== INPUT

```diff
-                    if constexpr (fa < NF_A) sp_mfma_a(accc[set][jl][tt], wf[fa], bb[t % R][pl][jl]);
-                    else sp_mfma_v(accc[set][jl][tt], wf[fa], bb[t % R][pl][jl]);
+                    if constexpr (fa < NF_A) sp_mfma_a(accc[set][jl][tt], wf[fa], bb[t % R][pl][jb]);
+                    else sp_mfma_v(accc[set][jl][tt], wf[fa], bb[t % R][pl][jb]);
                 }
                 {
-                    constexpr bool lsame = t + 1 < KS;
-                    constexpr int lu = lsame ? u : K::NU, lt = lsame ? t + 1 : 0, lj0 = lsame ? j0 : nj0;
-                    constexpr int lnj = Sp2pU<lu>::S.live_n[lt];
-                    static_assert(2 * lnj <= 6 * Sp2pU<u>::S.live_n[t], "a fragment per MFMA gap");
-                    if constexpr (qi < 2 * lnj) {
-                        constexpr int ljl = Sp2pU<lu>::S.live[lt][qi % lnj];
-                        load_frag(lj0 + ljl, ljl, lt, (t + 1) % R, qi / lnj);
-                    }
+                    constexpr bool lsame = t + 1 < K::NS;
+                    constexpr int lu = lsame ? u : K::NU, lt = lsame ? t + 1 : 0;
+                    constexpr int nreq = 2 * Sp2pU<lu>::S.nfrag(lt);
+                    static_assert(nreq <= 6 * Sp2pU<u>::S.live_n[t], "a fragment per MFMA gap");
+                    if constexpr (qi < nreq) frag_req(CpInt<lu>{}, CpInt<lt>{}, CpInt<qi>{});
                 }
                 if constexpr (sl >= S0 && sl < S0 + K::P1) send_op(pset, (sl - S0) / 5, (sl - S0) % 5);
                 if constexpr (sl > K::SBX) {
```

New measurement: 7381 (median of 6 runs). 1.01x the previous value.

====

→ **THE TASK**
Look through the entries above for the word "nreq". Copy every line where it shows up.

→ **TASK OUTPUT**
+                    constexpr int nreq = 2 * Sp2pU<lu>::S.nfrag(lt);
+                    static_assert(nreq <= 6 * Sp2pU<u>::S.live_n[t], "a fragment per MFMA gap");
+                    if constexpr (qi < nreq) frag_req(CpInt<lu>{}, CpInt<lt>{}, CpInt<qi>{});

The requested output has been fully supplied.